Lettre recommandée avec AR
       96, Av. de Suffren
          75015 PARIS

OBJET :   Point sur les attentes des Français Rapatriés - Notre réunion du 18 juillet 2008 : notre demande de réponses officielles

Monsieur le Président,

Depuis votre nomination officielle le 30 novembre 2007, il y a déjà 8 mois, comme Président de la MIR, nous avons eu le plaisir de vous rencontrer, comme vos prédécesseurs depuis 1985, lors de plusieurs réunions de travail pour faire le point sur l'avancement des attentes de nos compatriotes, les 30 novembre, 27 décembre 2007, 23 avril et dernièrement le 18 juillet 2008.

Comme les autres Associations de rapatriés vous les ont fait connaître par leurs chartes ou motions, dont JPN est signataire, nous vous avons fait part au cours de ces réunions, et à l'occasion de nos envois de courriers, documents et messages par Internet, des légitimes attentes de nos compatriotes.

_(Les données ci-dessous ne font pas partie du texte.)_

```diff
-template <typename Tile, int F, int WPR, int BLOCK, typename ST>
-__device__ __forceinline__ void team_rows(const int32_t *__restrict__ order, int first, int count, const int32_t *__restrict__ indptr,
-                                          const int32_t *__restrict__ indices, const float *__restrict__ data, ST *__restrict__ X,
-                                          const ST *__restrict__ Y, const float *__restrict__ A0, int cg_steps) {
+template <int F, int BLOCK, int T, int WMIN, int NW> struct TeamLds {
+  static constexpr int WAVES = BLOCK / 64, SLOTS = WAVES / WMIN;
+  static constexpr size_t parts = (size_t)F * F, vts = parts + (size_t)WAVES * F, cws = vts + (size_t)SLOTS * F,
+                          ctl = cws + (size_t)WAVES * 2 * T, ctl_words = (size_t)NW * SLOTS * 4;
+  static constexpr size_t bytes = (ctl + ctl_words) * sizeof(float);
+};
+template <int F, int WPR, int BLOCK, int T> constexpr size_t team_lds_bytes() { return TeamLds<F, BLOCK, T, WPR, 1>::bytes; }
+
+template <typename L, int F, int BLOCK> __device__ __forceinline__ void team_prologue(const float *__restrict__ A0) {
+  extern __shared__ __attribute__((aligned(16))) float smem[];
+  unsigned *ctl = reinterpret_cast<unsigned *>(smem + L::ctl);
+  for (int e = threadIdx.x; e < F * F; e += BLOCK) smem[e] = A0[e];
+  static_assert(L::ctl_words <= BLOCK, "control words");
+  if (threadIdx.x < L::ctl_words) ctl[threadIdx.x] = 0u;
+  __syncthreads();
+}
+
+template <typename Tile, int F, int WPR, int BLOCK, typename L, int KW, typename ST>
+__device__ __forceinline__ void team_class_rows(const int lane, const int wave, const int32_t *__restrict__ order, int first, int count,
+                                                const int32_t *__restrict__ indptr, const int32_t *__restrict__ indices,
+                                                const float *__restrict__ data, ST *__restrict__ X, const ST *__restrict__ Y,
+                                                int cg_steps) {
   constexpr int FC = F / 64, FE = F / 16, T = Tile::T, WAVES = BLOCK / 64, TEAMS = WAVES / WPR, NJ = F / WPR / 4;
-  static_assert(WPR <= WAVES && (F / WPR) % 4 == 0, "team width");
+  static_assert(WPR <= WAVES && (F / WPR) % 4 == 0 && TEAMS <= L::SLOTS && L::SLOTS % TEAMS == 0, "team width");
   extern __shared__ __attribute__((aligned(16))) float smem[];
   float *A0s = smem;
-  float *parts = A0s + (size_t)F * F;
-  float *vts = parts + (size_t)WAVES * F;
-  float *cws = vts + (size_t)TEAMS * F;
-  unsigned *ctl = reinterpret_cast<unsigned *>(cws + (size_t)WAVES * 2 * T);
-  const int lane = threadIdx.x & 63;
-  const int wave = __builtin_amdgcn_readfirstlane(threadIdx.x >> 6);
+  float *parts = smem + L::parts;
+  float *vts = smem + L::vts;
+  float *cws = smem + L::cws;
+  unsigned *ctl = reinterpret_cast<unsigned *>(smem + L::ctl) + KW * L::SLOTS * 4;
   const int team = wave / WPR, sub = wave % WPR;
   const bool leader = sub == 0;
-  for (int e = threadIdx.x; e < F * F; e += BLOCK) A0s[e] = A0[e];
-  if (threadIdx.x < 4 * TEAMS) ctl[threadIdx.x] = 0u;
-  __syncthreads();
   const int j_begin = F * sub / WPR;
-  float *vt = vts + (size_t)team * F;
+  float *vt = vts + (size_t)(team * (L::SLOTS / TEAMS)) * F;
   float *cw = cws + (size_t)wave * 2 * T;
   unsigned *arrivals = ctl + 4 * team, *generation = arrivals + 1, *words = arrivals + 2;
 
@@ -407,5 +415,34 @@
   }
 }
 
+template <typename Tile, int F, int WPR, int BLOCK, typename ST>
+__device__ __forceinline__ void team_rows(const int32_t *__restrict__ order, int first, int count, const int32_t *__restrict__ indptr,
+                                          const int32_t *__restrict__ indices, const float *__restrict__ data, ST *__restrict__ X,
+                                          const ST *__restrict__ Y, const float *__restrict__ A0, int cg_steps) {
+  using L = TeamLds<F, BLOCK, Tile::T, WPR, 1>;
+  const int lane = threadIdx.x & 63;
+  const int wave = __builtin_amdgcn_readfirstlane(threadIdx.x >> 6);
+  team_prologue<L, F, BLOCK>(A0);
+  team_class_rows<Tile, F, WPR, BLOCK, L, 0>(lane, wave, order, first, count, indptr, indices, data, X, Y, cg_steps);
+}
+
+struct TeamClassRanges {
+  int first[3], count[3];
+};
+template <typename Tile, int F, int W0, int W1, int W2, int BLOCK, typename ST>
+__device__ __forceinline__ void team_rows_classes(const int32_t *__restrict__ order, const TeamClassRanges rg,
+                                                  const int32_t *__restrict__ indptr, const int32_t *__restrict__ indices,
+                                                  const float *__restrict__ data, ST *__restrict__ X, const ST *__restrict__ Y,
+                                                  const float *__restrict__ A0, int cg_steps) {
+  static_assert(W0 > W1 && W1 > W2, "widest team first");
+  using L = TeamLds<F, BLOCK, Tile::T, W2, 3>;
+  auto lane_id = []() { return opaque((int)__builtin_amdgcn_mbcnt_hi(~0u, __builtin_amdgcn_mbcnt_lo(~0u, 0u))); };
+  const int wave = __builtin_amdgcn_readfirstlane(threadIdx.x >> 6);
+  team_prologue<L, F, BLOCK>(A0);
+  if (rg.count[0] > 0) team_class_rows<Tile, F, W0, BLOCK, L, 0>(lane_id(), wave, order, rg.first[0], rg.count[0], indptr, indices, data, X, Y, cg_steps);
+  if (rg.count[1] > 0) team_class_rows<Tile, F, W1, BLOCK, L, 1>(lane_id(), wave, order, rg.first[1], rg.count[1], indptr, indices, data, X, Y, cg_steps);
+  if (rg.count[2] > 0) team_class_rows<Tile, F, W2, BLOCK, L, 2>(lane_id(), wave, order, rg.first[2], rg.count[2], indptr, indices, data, X, Y, cg_steps);
+}
+
 }
 #endif
```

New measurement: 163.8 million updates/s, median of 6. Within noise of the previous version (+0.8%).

Ils demandent maintenant au Président de la République, au Premier ministre, aux ministres concernés et à vous-même des réponses officielles écrites et les mesures de mise en ouvre devant les concrétisant.

Force est de constater que depuis l'élection de Nicolas Sarkozy le 6 mai 2008, c'est-à-dire depuis 14 mois, les annonces et décisions concernant les Français rapatriés du Chef de l'Etat, du gouvernement et de ses représentants sont à l'opposé des engagements du candidat Nicolas Sarkozy. Engagements pris lors de discours publics ou dans des lettres adressées aux Associations qui ont déterminé l'important report du vote « rapatrié » sur sa candidature. Aujourd'hui les Français rapatriés ne peuvent pas se contenter de la traditionnelle réponse des hommes politiques que les « promesses ne sont bonnes que pour ceux qui les écoutent » ou de « l'ignorance » du candidat de la réalité des problèmes. Le candidat Nicolas Sarkozy, par les multiples postes qu'il a occupés et par ses fonctions de ministre, a eu accès au dossier « rapatriés » bien avant son élection. D'autant plus que vous étiez parmi ses conseillers et l'organisateur des réunions des 31 mars 2007 et 13 avril 2007 au cours desquelles il a pris devant les représentants Harkis et Pieds-noirs les engagements que vous connaissez, ayant été vous-même l'un des artisans de ses déclarations. A votre invitation, plusieurs ministres et députés étaient aussi présents : André Santini, Christian Estrozi, Christian Kert, Michel Diefenbacher, Philippe Vitel, etc. Le candidat Sarkozy, il l'a dit lui-même, était entouré des meilleurs spécialistes gouvernementaux des problèmes rapatriés. Si, a contrario de MM. Erard Corbin de Mangoux, conseiller du Président de la République pour le dossier « rapatriés » et son homologue Eric Etienne à Matignon, qui étaient, selon leurs propos, totalement ignorants du dossier « rapatriés », vos fonctions depuis 1995 auprès de M. Roger Romani, Délégué aux Rapatriés, puis dans les différentes instances en charge des rapatriés vous donne une expertise exceptionnelle sur l'ensemble des problèmes non résolus depuis 46 ans par l'Etat français.

Par courtoisie, et aussi parce que nous pensons que vous êtes un homme honnête, nous vous renouvelons, conformément à l'article XV de la Déclaration des Droits de l'Homme, une dernière fois notre demande d'intervention auprès du Président de la République, du Premier ministre et des ministres concernés pour que la communauté des Français Rapatriés obtienne des réponses officielles aux questions que nous vous avons posées lors de nos réunions et que nous avions résumées dans notre lettre du 14 avril 2008. Trois mois s'étant écoulés depuis  notre réunion du mois d'avril, nous n'avons obtenu que des éléments de réponse imprécis lors de notre dernier entretien. Nous avons actualisé nos questions en fonction des nouvelles déclarations et décisions publiques du Président de la République, de son gouvernement et de ses collaborateurs.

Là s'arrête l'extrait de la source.